If even the great Samuel couldn't perceive God's presence, how can we much more limited human beings engage the Eternal One in conversation?
We can begin in the same way we converse with human beings--by learning God's name. Admittedly it's difficult, as the name God prefers (YHVH, Exodus 6:2-3) is unpronounceable! Fortunately, however, the Torah gives many other names for God, among them Elohim (God acting as Judge), Adonai (God as Compassionate One), El Shaddai (God Almighty or God the Nurturer), Shechina (The Presence), and Ha-Makom (The Place). Each name helps us experience God in a different way. Think of the people that know you by different names, names that reflect different aspects of your identity. The same is true for God.

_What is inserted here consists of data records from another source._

template <int D, typename HT, bool ORD = false, bool HP = false>
__global__ __launch_bounds__(512, 2) void mlp_pair_kernel(const MlpP p) {
  constexpr int FP = 2;
  constexpr int KS1 = D / 32, FCH = D / 32, NCH = 4 * D / 32;
  constexpr int PW = FP * 16, P = 4 * PW;
  constexpr int W1B = 32 * D * 2, W2B = D * 64, STAGE = W1B + W2B;
  constexpr int NDMA = STAGE / 1024, DPW = NDMA / 8;
  static_assert(NDMA % 8 == 0 && W1B % 1024 == 0, "whole wave-instructions per wave");
  constexpr int XCH_OFF = 2 * STAGE, XCH_BYTES = 2 * 4 * 2 * FP * 64 * 8;
  constexpr int AFF_OFF = XCH_OFF + XCH_BYTES;
  extern __shared__ __attribute__((aligned(16))) char smem[];
  float* aff = reinterpret_cast<float*>(smem + AFF_OFF);
  float* b1s = aff + D;
  const int tid = threadIdx.x, lane = tid & 63;
  const int wave = __builtin_amdgcn_readfirstlane(tid >> 6);
  const int g = wave >> 1, hh = wave & 1;
  const int lr = lane & 15, lq = lane >> 4;
  const int pbase = blockIdx.x * P + g * PW;
  for (int c = tid; c < D; c += 512) aff[c] = p.ep.shift[c];
  for (int c = tid; c < 4 * D; c += 512) b1s[c] = p.b1[c];

  const srd_t w1srd = make_srd(p.w1), w2srd = make_srd(p.w2p);
  const unsigned lds0 = (unsigned)(size_t)(__attribute__((address_space(3))) char*)smem;
  unsigned voff[DPW];
#pragma unroll
  for (int i = 0; i < DPW; ++i) {
    const int inst = i * 8 + wave;
    const int c = inst * 64 + lane;
    if (inst * 1024 < W1B) {
      const int slab = c / 128, r = (c % 128) / 4, sl = (c % 4) ^ swz4(r);
      voff[i] = (unsigned)(r * D * 2 + slab * 64 + sl * 16);
    } else {
      const int c2 = c - W1B / 16;
      const int r = c2 / 4, sl = (c2 % 4) ^ swz4(r);
      voff[i] = (unsigned)(w2_row_channel(r) * 4 * D * 2 + sl * 16);
    }
  }
  auto stage = [&](int j, int buf) {
#pragma unroll
    for (int i = 0; i < DPW; ++i) {
      const int inst = i * 8 + wave;
      const unsigned dst = lds0 + buf * STAGE + inst * 1024;
      if (inst * 1024 < W1B) { if (j < NCH) lds_dma16(w1srd, voff[i], j * 32 * D * 2, dst); }
      else { if (j >= 1) lds_dma16(w2srd, voff[i], (j - 1) * 64, dst); }
    }
  };

  uint4 tf[FP][KS1];
  f32x4 acc2[FCH][FP];
#pragma unroll
  for (int f = 0; f < FP; ++f) {
    const int pix = pbase + f * 16 + lr;
#pragma unroll
    for (int ks = 0; ks < KS1; ++ks)
      tf[f][ks] = (pix < p.M && !MLP_ABL(p, 64)) ? *reinterpret_cast<const uint4*>(p.t + (long)pix * D + ks * 32 + lq * 8) : uint4{0u, 0u, 0u, 0u};
#pragma unroll
    for (int m = 0; m < FCH / 2; ++m) {
      uint4 r = uint4{0u, 0u, 0u, 0u};
      if (p.res && pix < p.M) r = *reinterpret_cast<const uint4*>(p.res + (long)pix * D + (hh * FCH / 2 + m) * 32 + lq * 8);
      acc2[2 * m][f] = unpack4<HT>(uint2{r.x, r.y});
      acc2[2 * m + 1][f] = unpack4<HT>(uint2{r.z, r.w});
    }
  }
  int a1off[KS1];
#pragma unroll
  for (int ks = 0; ks < KS1; ++ks) a1off[ks] = ks * 2048 + hh * 1024 + lr * 64 + ((lq ^ swz4(lr)) << 4);
  const int a2off = W1B + (hh * FCH * 16 + lr) * 64 + ((lq ^ swz4(lr)) << 4);
  uint2* const xch = reinterpret_cast<uint2*>(smem + XCH_OFF);
  const int xmine = ((g * 2 + hh) * FP) * 64 + lane, xpeer = ((g * 2 + (1 - hh)) * FP) * 64 + lane;

  auto gemm2 = [&](const char* st, const uint4 (&hb)[FP]) {
    if (MLP_ABL(p, 2)) return;
#pragma unroll
    for (int i = 0; i < FCH; ++i) {
      const uint4 w2 = *reinterpret_cast<const uint4*>(st + a2off + i * 1024);
#pragma unroll
      for (int f = 0; f < FP; ++f) acc2[i][f] = mfma_16x16x32<HT>(w2, hb[f], acc2[i][f]);
    }
  };
  const bool ord = ORD && (wave & 4);
  uint2 mine[FP];
#pragma unroll
  for (int f = 0; f < FP; ++f) mine[f] = uint2{0u, 0u};
  unsigned hpoff[HP ? FP : 1];
  if constexpr (HP) {
#pragma unroll
    for (int f = 0; f < FP; ++f) hpoff[f] = (unsigned)(pbase + f * 16 + lr) * (unsigned)(8 * D) + (unsigned)(lq * 16 + hh * 8);
  }
  stage(0, 0);
#pragma unroll 1
  for (int j0 = 0; j0 <= NCH; j0 += 2) {
#pragma unroll
    for (int u = 0; u < 2; ++u) {
      const int j = j0 + u;
      if (j > NCH) break;
      wait_vm<0>();
      lds_barrier();
      if (j + 1 <= NCH && !MLP_ABL(p, 8)) stage(j + 1, (u + 1) & 1);
      const char* st = smem + u * STAGE;
      uint4 hb[FP];
      if (j >= 1) {
#pragma unroll
        for (int f = 0; f < FP; ++f) {
          const uint2 peer = xch[((u + 1) & 1) * (4 * 2 * FP * 64) + xpeer + f * 64];
          hb[f] = hh == 0 ? uint4{mine[f].x, mine[f].y, peer.x, peer.y} : uint4{peer.x, peer.y, mine[f].x, mine[f].y};
        }
      }
      f32x4 h[FP];
      const bool g2_first = ord && j >= 1;
      if (g2_first) gemm2(st, hb);
      if (j < NCH) {
#pragma unroll
        for (int f = 0; f < FP; ++f) h[f] = f32x4{0.f, 0.f, 0.f, 0.f};
        if (!MLP_ABL(p, 4))
#pragma unroll
        for (int ks = 0; ks < KS1; ++ks) {
          const uint4 w = *reinterpret_cast<const uint4*>(st + a1off[ks]);
#pragma unroll
          for (int f = 0; f < FP; ++f) h[f] = mfma_16x16x32<HT>(w, tf[f][ks], h[f]);
        }
      }
      if (j >= 1 && !g2_first) gemm2(st, hb);
      if (j < NCH) {
        const float4 bv = *reinterpret_cast<const float4*>(b1s + j * 32 + hh * 16 + lq * 4);
#pragma unroll
        for (int f = 0; f < FP; ++f) {
          f32x2_t a01 = f32x2_t{h[f][0] + bv.x, h[f][1] + bv.y}, a23 = f32x2_t{h[f][2] + bv.z, h[f][3] + bv.w};
          if constexpr (HP) {
            if (pbase + f * 16 + lr < p.M)
              *reinterpret_cast<uint2*>(reinterpret_cast<char*>(p.hpre) + (size_t)(j * 64) + (size_t)hpoff[f]) = uint2{pk2<HT>(a01.x, a01.y), pk2<HT>(a23.x, a23.y)};
          }
          if (!MLP_ABL(p, 1)) { a01 = gelu_poly2(a01); a23 = gelu_poly2(a23); }
          mine[f] = uint2{pk2<HT>(a01.x, a01.y), pk2<HT>(a23.x, a23.y)};
          xch[u * (4 * 2 * FP * 64) + xmine + f * 64] = mine[f];
        }
      }
    }
  }
  HT* const yb = reinterpret_cast<HT*>(p.ep.y);
  static_assert(FCH % 2 == 0, "fragment pairs");
#pragma unroll
  for (int m = 0; m < FCH / 2; ++m) {
    const int cb = (hh * FCH / 2 + m) * 32 + lq * 8;
    const float4 s0 = *reinterpret_cast<const float4*>(aff + cb), s1 = *reinterpret_cast<const float4*>(aff + cb + 4);
#pragma unroll
    for (int f = 0; f < FP; ++f) {
      const int pix = pbase + f * 16 + lr;
      if (pix >= p.M || MLP_ABL(p, 32)) continue;
      u32x4 o;
      o.x = pk2<HT>(acc2[2 * m][f][0] + s0.x, acc2[2 * m][f][1] + s0.y);
      o.y = pk2<HT>(acc2[2 * m][f][2] + s0.z, acc2[2 * m][f][3] + s0.w);
      o.z = pk2<HT>(acc2[2 * m + 1][f][0] + s1.x, acc2[2 * m + 1][f][1] + s1.y);
      o.w = pk2<HT>(acc2[2 * m + 1][f][2] + s1.z, acc2[2 * m + 1][f][3] + s1.w);
      *reinterpret_cast<u32x4*>(yb + (long)pix * D + cb) = o;
    }
  }
}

Once we have gotten some practice in evoking varying aspects of God through the prism of different names, we can begin to experience God's work in nature--sunsets and sunrises, high mountains and shooting stars--as gifts especially intended for each one of us. We can acknowledge these gifts by invoking Birchot Ha-nehenin (Blessings for Things Enjoyed): Baruch atta Adonai, Eloheinu melech ha-olam, oseh ma'aseh v'reisheet. Baruch, "praised" or "blessed," has its root in the Hebrew word berech, knee. To bend the knee is to recognize God's power in the world--a power so overwhelming that it leads us instinctively to bow to it. And as soon as we have acknowledged God's great power, we immediately speak a word that closes the gap between God and ourselves: Atta, You. The God who created sunsets is as close as our ability to say "You" to that God--You who created sunsets and who shaped the mountains that we might gain inspiration from admiring them. Adonai, Eternal, is the word we offer when the text spells out the unpronounceable name of God, YHVH (Yod-heh-vav-heh in Hebrew), from the root heh-vav-heh, which means Being. The intimate Eloheinu balances the grand Baruch. Melech Ha-olam (Monarch of time and space) conveys all the physical images we know of power, grandeur, and splendor, reminding us that through God we can be in touch with invisible time and unfathomable space.

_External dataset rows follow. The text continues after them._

int add_reads_dev_any(kmr_handle *h, const ReadsView &rv, uint64_t total_bases) { return with_w_ext(h, [&](auto W, auto EXT) { return add_reads_dev_t<W(), EXT()>(h, rv, total_bases); }); }

}
namespace kmr_host {
int exclusive_scan_queue(kmr_handle *h, const uint32_t *in, uint64_t n, uint64_t *out ) {
	const uint64_t nblocks = (n + SCAN_ITEMS - 1) / SCAN_ITEMS;
	const size_t eb = sizeof(unsigned long long);
	int rc = h->scan_sums.reserve(h, "scan_sums", eb * (nblocks + 1), eb * std::max<uint64_t>(nblocks + 1, 4096)); if (rc) return rc;
	unsigned long long *sums = h->scan_sums.get<unsigned long long>(), *total = sums + nblocks;
	hipLaunchKernelGGL(scan_block_sums_kernel, dim3((unsigned)nblocks), dim3(256), 0, h->stream, in, n, sums);
	hipLaunchKernelGGL(scan_sums_kernel, dim3(1), dim3(256), 0, h->stream, sums, nblocks, total);
	hipLaunchKernelGGL(scan_apply_kernel, dim3((unsigned)nblocks), dim3(256), 0, h->stream, in, n, sums, out);
	HIPCHK(h, hipGetLastError());
	return 0;
}
int exclusive_scan(kmr_handle *h, const uint32_t *in, uint64_t n, uint64_t *out ) {
	const int rc = exclusive_scan_queue(h, in, n, out); if (rc) return rc;
	HIPCHK(h, hipStreamSynchronize(h->stream));
	return 0;
}
}
namespace {

int arena_alloc(kmr_handle *h, void **out, size_t bytes) {
	const size_t need = (bytes + 255) & ~(size_t)255;
	if (h->arena && h->arena_used + need <= h->arena.cap()) { *out = h->arena.get<uint8_t>() + h->arena_used; h->arena_used += need; h->arena_want += need; return 0; }
	h->arena_want += need;
	DevBuf b;
// ... 374 lines not shown
	const int mb = max_part_bits(h);
	int T = 0; while (T < 2 * mb && (est >> T) > TARGET_LIST_RECORDS) T++;
	h->bits1 = std::max(0, std::min(mb, T + 2 - mb));
}

template <int W, bool EXT> int extract_by_owner_t(kmr_handle *h, const ReadsView &rvAll, uint64_t total_bases, void *dev_records, uint64_t seg_capacity, void *dev_seg_counts, uint32_t *dev_pos = nullptr) {
	const uint64_t n = rvAll.n_reads;
	const uint64_t avg = n ? std::max<uint64_t>(1, total_bases / n) : 1;
	const uint64_t chunk = std::max<uint64_t>(64, (SUB_BATCH_BASES / avg) & ~63ull);
	for (uint64_t r = 0; r < n; r += chunk) {
		const uint64_t m = std::min(chunk, n - r);
		ReadsView rv = reads_slice(rvAll, r, m);
		int rc = prepare_units(h, rv); if (rc) return rc;
		const uint64_t nu = rv.u_start ? rv.n_units : m;
		rc = h->kcap.reserve(h, "kcap", 4 * std::max<uint64_t>(nu + 1, 16)); if (rc) return rc;
		rc = h->koff.reserve(h, "koff", 8 * std::max<uint64_t>(nu + 1, 16)); if (rc) return rc;
		hipLaunchKernelGGL(kmer_capacity_kernel, dim3(grid_for(nu)), dim3(256), 0, h->stream, rv, h->k, h->kcap.get<uint32_t>());
		HIPCHK(h, hipGetLastError());
		rc = exclusive_scan(h, h->kcap.get<uint32_t>(), nu, h->koff.get<uint64_t>()); if (rc) return rc;
		uint64_t total_cap = 0;
		HIPCHK(h, hipMemcpy(&total_cap, h->koff.get<uint64_t>() + nu, 8, hipMemcpyDeviceToHost));
		const uint64_t tiles = (nu + 63) / 64;
		rc = h->linear.reserve(h, "linear", sizeof(typename PoolRec<W, EXT>::type) * std::max<uint64_t>(total_cap, 16)); if (rc) return rc;
		rc = h->tile_count.reserve(h, "tile_count", 4 * std::max<uint64_t>(tiles, 16)); if (rc) return rc;
		LinearOp<W, EXT, false> op; op.records = (typename PoolRec<W, EXT>::type *)h->linear.get(); op.koff = h->koff.get<uint64_t>(); op.tile_count = h->tile_count.get<uint32_t>(); op.first_read_idx = rv.first_read_idx;
		h->sender_launch = dev_pos == nullptr;
		rc = launch_extract<W, EXT>(h, rv, op);
		h->sender_launch = false;
		if (rc) return rc;
		rc = zero_work_counter(h); if (rc) return rc;
		const int grid = (int)std::min<uint64_t>((uint64_t)num_cus(h) * 8, tiles);
		OwnerFn of; of.m = 0; of.off = of.win = of.list_bits = 0;
		if (h->superkmer_mode && h->sk_exchange) { of.m = h->sk_m; of.off = h->sk_off; of.win = h->sk_win; of.list_bits = h->sk_bits; }
		if (dev_pos)
			hipLaunchKernelGGL((owner_scatter_kernel<W, EXT, true>), dim3(grid), dim3(OWNER_THREADS), 0, h->stream, (const typename PoolRec<W, EXT>::type *)h->linear.get(), h->koff.get<uint64_t>(), h->tile_count.get<uint32_t>(), tiles, h->hkb,
			                   h->cfg.world_size, (uint32_t *)dev_records, seg_capacity, (unsigned long long *)dev_seg_counts, h->work_counter.get<unsigned int>(), h->derr.get<uint32_t>(), dev_pos, of);
		else
			hipLaunchKernelGGL((owner_scatter_kernel<W, EXT>), dim3(grid), dim3(OWNER_THREADS), 0, h->stream, (const typename PoolRec<W, EXT>::type *)h->linear.get(), h->koff.get<uint64_t>(), h->tile_count.get<uint32_t>(), tiles, h->hkb,
			                   h->cfg.world_size, (uint32_t *)dev_records, seg_capacity, (unsigned long long *)dev_seg_counts, h->work_counter.get<unsigned int>(), h->derr.get<uint32_t>(), (uint32_t *)nullptr, of);
		HIPCHK(h, hipGetLastError());
	}
	return 0;
}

Once we have acknowledged God's presence in natural beauty, it will be easier to recognize God's presence in our daily experiences.
The moment of awakening in the morning is an opportunity to celebrate the return of our soul from its nighttime journeys (the Jewish understanding of the sources of our dreams), the daily reunion of soul and body. We can recite the Modeh Ani prayer, thanking the Holy One that we are alive: Modeh (for men)/Modah (for women) ani l'fanecha, melech chai v'kayam, she-hechezarta bee nishmatee b'chemlah, rabah emunatecha: I give thanks in Your presence, O living and enduring Monarch, that You have returned my soul to me with love; how great is Your faithfulness!
As we sit down to breakfast, we can remind ourselves of God's role in bringing forth the food that sustains us, and then say a Motzi over bread: Baruch atta Adonai Eloheinu Melech ha-olam, ha-motzi lechem min ha-aretz (Praise to the One who brings forth bread from the earth). For a meal without bread, we say, Baruch atta Adonai Eloheinu melech ha-olam, she-ha-kol nih'yeh bid'varo (Praise to the One by whose word all things come into being).
If we spend the morning at home, we might choose to take on a task that is usually the responsibility of someone else in the household as a reminder that even menial chores can be imbued with holiness. Similar tasks were performed by the Temple priests in Jerusalem; in order to enable people to bring offerings to God, the priests would straighten the Temple furniture, cleanse its vessels, and take out the trash. And when we have finished our cleaning chores, we can elevate them with a prayer from Psalm 90:17: Veehee noam Adonai Eloheinu aleinu, umaaseh yadeinu kon'nah aleinu (May the pleasantness of the Eternal our God be upon us; establish for us the work of our hands).
Even the day's most annoying moments can be opportunities for connecting with God. Imagine that the people who jostle you on the bus or subway or tailgate you on the highway have inscribed on their foreheads the message that the High Priest wore, Kodesh L'Adonai, Holy to God. Ask yourself, "Where is the tzelem Elohim, the image of God, in this person? What can I learn from this person?" When you have answered these questions, you might consider saying this prayer for someone from whom you have learned: Baruch atta Adonai, Eloheinu melech ha-olam, she-natan mei-chochmato l'vasar va-dam (Praised are You, Eternal our God, who has given of Your wisdom to flesh and blood).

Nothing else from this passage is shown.